Furthermore, according to the present disclosure, when a customer feels inconvenience due to washing hitting noise while the dishwasher which is operating, the user may execute an app ThinQ App through a smartphone to change the current operation course of the dishwasher to the low noise-level course with low-level noise in a real-time manner, thereby reducing the noise.

Furthermore, according to the present disclosure, even though the contaminant hitting spraying force is lowered in order to reduce the washing noise as the washing course is changed to the low noise-level course during the washing course operation, the washing performance of the low noise-level course may be equal to or greater than that of the washing course.

Furthermore, in the prior art, in order to change the washing course to the low noise-level course, a process of turning off the power during the operation and then turning on the power, and setting the operation course to the low noise-level course should be performed. However, according to the present disclosure, as soon as the user experiences discomfort due to the noise, the user may immediately change the washing course to the low noise-level course in a real-time manner through the execution of the app.

Furthermore, according to the present disclosure, when the standard washing course is changed to the low noise-level course, the dishwasher may be controlled such that the washing time duration of the low noise-level course may be larger than that of the washing course, and the washing water temperature of the low noise-level course may be higher than that of the washing course.

Furthermore, according to the present disclosure, the current operation course may be changed without stopping the currently operating washing course, and the operation course may be easily retuned to the previous washing course after the low noise-level course has been terminated.

Furthermore, according to the present disclosure, as soon as the user experiences discomfort due to the operation noise of the dishwasher, the user may change the course parameter through the app so that the operation noise-level of the dishwasher may operate under the lowest noise-level logic, thereby reducing the power consumption of the dishwasher.

Further, according to the present disclosure, in repose to that the user selects the low-noise course or the low noise-level mode with a simple manipulation of the user terminal, the dishwasher may automatically lower the hitting spray pressure, increase the washing time duration, and increase the washing water temperature (soaking energy) in the low-noise course or the low noise-level mode, thereby improving the convenience of the user.

In addition to the above-described effects, specific effects of the present disclosure will be further described with reference to the detailed descriptions as set forth below.

The above-described purposes, features, and advantages will be described in detail with reference to the accompanying drawings, and thus, those skilled in the art to which the present disclosure pertains may easily implement the technical spirit of the present disclosure.

In the following descriptions of the present disclosure, a detailed description of a known technology related to the present disclosure will be omitted when it is determined that the detailed description may make the gist of the present disclosure rather unclear.

Hereinafter, embodiments of the present disclosure will be described in detail with reference to the accompanying drawings. The present disclosure may be implemented in a variety of different forms and is not limited to the embodiments described herein.
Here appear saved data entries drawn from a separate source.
# michelbarbeau/gr-uwspr

Hardware: NVIDIA B200
Metric: WSPR windows/sec (coarse+fine sync+demod) (higher is better)
Workload: dtype f32

## Files before the change

### gr-uwspr_b200/csrc/capi.cu

```cuda
#include <limits.h>
#include <math.h>
#include <stdio.h>
#include <stdlib.h>
#include <string.h>

#include <algorithm>
#include <chrono>
#include <future>
#include <string>
#include <thread>
#include <vector>

#include "common.cuh"
#include "../host/wspr_tables.h"

#ifndef M_PI
#define M_PI 3.14159265358979323846
#endif

namespace {

const int kMaxChunks = 1024;
const int kCounterSets = 15;
const int kCounterInts = 4 + 4 * kCounterSets;

struct UwChunk {
    int w0, nw, set, slot, cset, group, strm;
    size_t xoff;
};

struct Knobs {
    int host_chunk = 0;
    int tail_groups = 2;
    int tail_piece = 0;
    bool no_tail_split = false;
    bool no_early_d2h = false;
    bool trace = false;
    bool no_fine_reuse = false;
    int dev_chunks = 1;
    int fine_ctas_per_sm = 0;
    int fine_slice = 16384;
    int fine_slice_side = 16384;
};

Knobs read_knobs()
{
    Knobs k;
    auto geti = [](const char *name, int def) {
        const char *e = getenv(name);
        return e ? atoi(e) : def;
    };
    k.host_chunk = std::max(0, geti("UWSPR_B200_HOST_CHUNK", k.host_chunk));
    k.tail_groups = std::max(0, std::min(2, geti("UWSPR_B200_TAIL_GROUPS", k.tail_groups)));
    k.tail_piece = std::max(0, geti("UWSPR_B200_TAIL_PIECE", 0));
    k.no_tail_split = getenv("UWSPR_B200_NO_TAIL_SPLIT") != nullptr;
    k.no_early_d2h = getenv("UWSPR_B200_NO_EARLY_D2H") != nullptr;
    k.trace = getenv("UWSPR_B200_TRACE") != nullptr;
    k.no_fine_reuse = getenv("UWSPR_B200_NO_FINE_REUSE") != nullptr;
    k.dev_chunks = std::max(1, geti("UWSPR_B200_DEV_CHUNKS", 1));
    k.fine_ctas_per_sm = std::max(0, geti("UWSPR_B200_FINE_CTAS_PER_SM", 0));
    k.fine_slice = std::max(1, geti("UWSPR_B200_FINE_SLICE", k.fine_slice));
    k.fine_slice_side = std::max(1, geti("UWSPR_B200_FINE_SLICE_SIDE", k.fine_slice_side));
    return k;
}

struct Buffers {
    float2 *x_stage[3] = { nullptr, nullptr, nullptr };
    size_t x_stage_elems = 0;
    float *amp = nullptr;
    float *ps_dbg = nullptr;
    float *psavg = nullptr;
    UwPeak *peaks = nullptr;
    int *npk = nullptr;
    int *base = nullptr;
    size_t win_cap = 0;
    UwItem *items = nullptr;
    uwspr_b200_candidate_t *cands = nullptr;
    uwspr_b200_refined_t *refined = nullptr;
    uwspr_b200_jiggle_t *jig = nullptr;
    uint8_t *soft = nullptr;
    int *fine_tickets = nullptr;
    void *fine_state[3] = { nullptr, nullptr, nullptr };
    void *fine_pbuf[3] = { nullptr, nullptr, nullptr };
    void *fine_pe[3] = { nullptr, nullptr, nullptr };
    void *fine_pbest[3] = { nullptr, nullptr, nullptr };
    void *fine_tables[3] = { nullptr, nullptr, nullptr };
    int *counters = nullptr;
    float *window = nullptr;
    float2 *twiddle = nullptr;
    uint32_t *off4 = nullptr;
    short *hyp_unique = nullptr;
    int *dec_first_ok = nullptr;
    int *dec_tasks = nullptr;
    uint32_t *dec_task_cycles = nullptr;
    unsigned long long *dec_task_msg = nullptr;
    int *dec_counters = nullptr;
    uint8_t *dec_out = nullptr;
    short *mettab = nullptr;
    uint8_t *rows = nullptr;
    size_t rows_cap = 0;
};

}

struct uwspr_b200_ctx {
    uwspr_b200_params_t prm;
    UwDims d;
    Buffers b;
    int device = 0, sm_count = 0;
    int chunk_windows = 0, max_windows = 0, max_candidates = 0;
    int grid_coarse = 0, grid_points = 0, grid_lags = 0;
    int fine_slice[3] = { 0, 0, 0 };
    cudaStream_t compute = nullptr, compute2 = nullptr, compute3 = nullptr, copy = nullptr, d2h = nullptr;
    int *h_ends = nullptr;
    bool own_compute = true;
    cudaEvent_t ev_h2d[3] = { nullptr, nullptr, nullptr }, ev_free[3] = { nullptr, nullptr, nullptr }, ev_wl[3] = { nullptr, nullptr, nullptr };
    cudaEvent_t ev_fork = nullptr, ev_join = nullptr, ev_join3 = nullptr;
    int last_cw = 0;
    std::vector<UwChunk> last_chunks;
    Knobs knobs;
    int last_sets = 1;
    std::vector<cudaEvent_t> ev;
    cudaEvent_t ev_begin = nullptr, ev_end = nullptr;
    cudaEvent_t ev_cp0 = nullptr, ev_cp1 = nullptr, ev_kend = nullptr;
    float ms[4] = { 0, 0, 0, 0 };
    int64_t launches = 0;
    std::string err;
    bool debug_ps = false;
    bool have_coarse = false;
    bool have_fine = false;
    int last_jig_count = 0;
    int fano_grid = 0;
    int last_nwin = 0, last_total = 0;
    const float *last_samples = nullptr;
    int64_t last_stride = 0;
    std::future<int> pending;
};
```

In order to clearly describe the present disclosure, contents unrelated to the description have been omitted, and the same or similar components will be denoted by the same reference numerals throughout the specifications.

Further, some embodiments of the present disclosure will be described in detail with reference to illustrative drawings. When a reference numeral is added to each of the elements of the drawings, the same constituent element may have the same reference numeral even when the same constituent element is displayed on different drawings.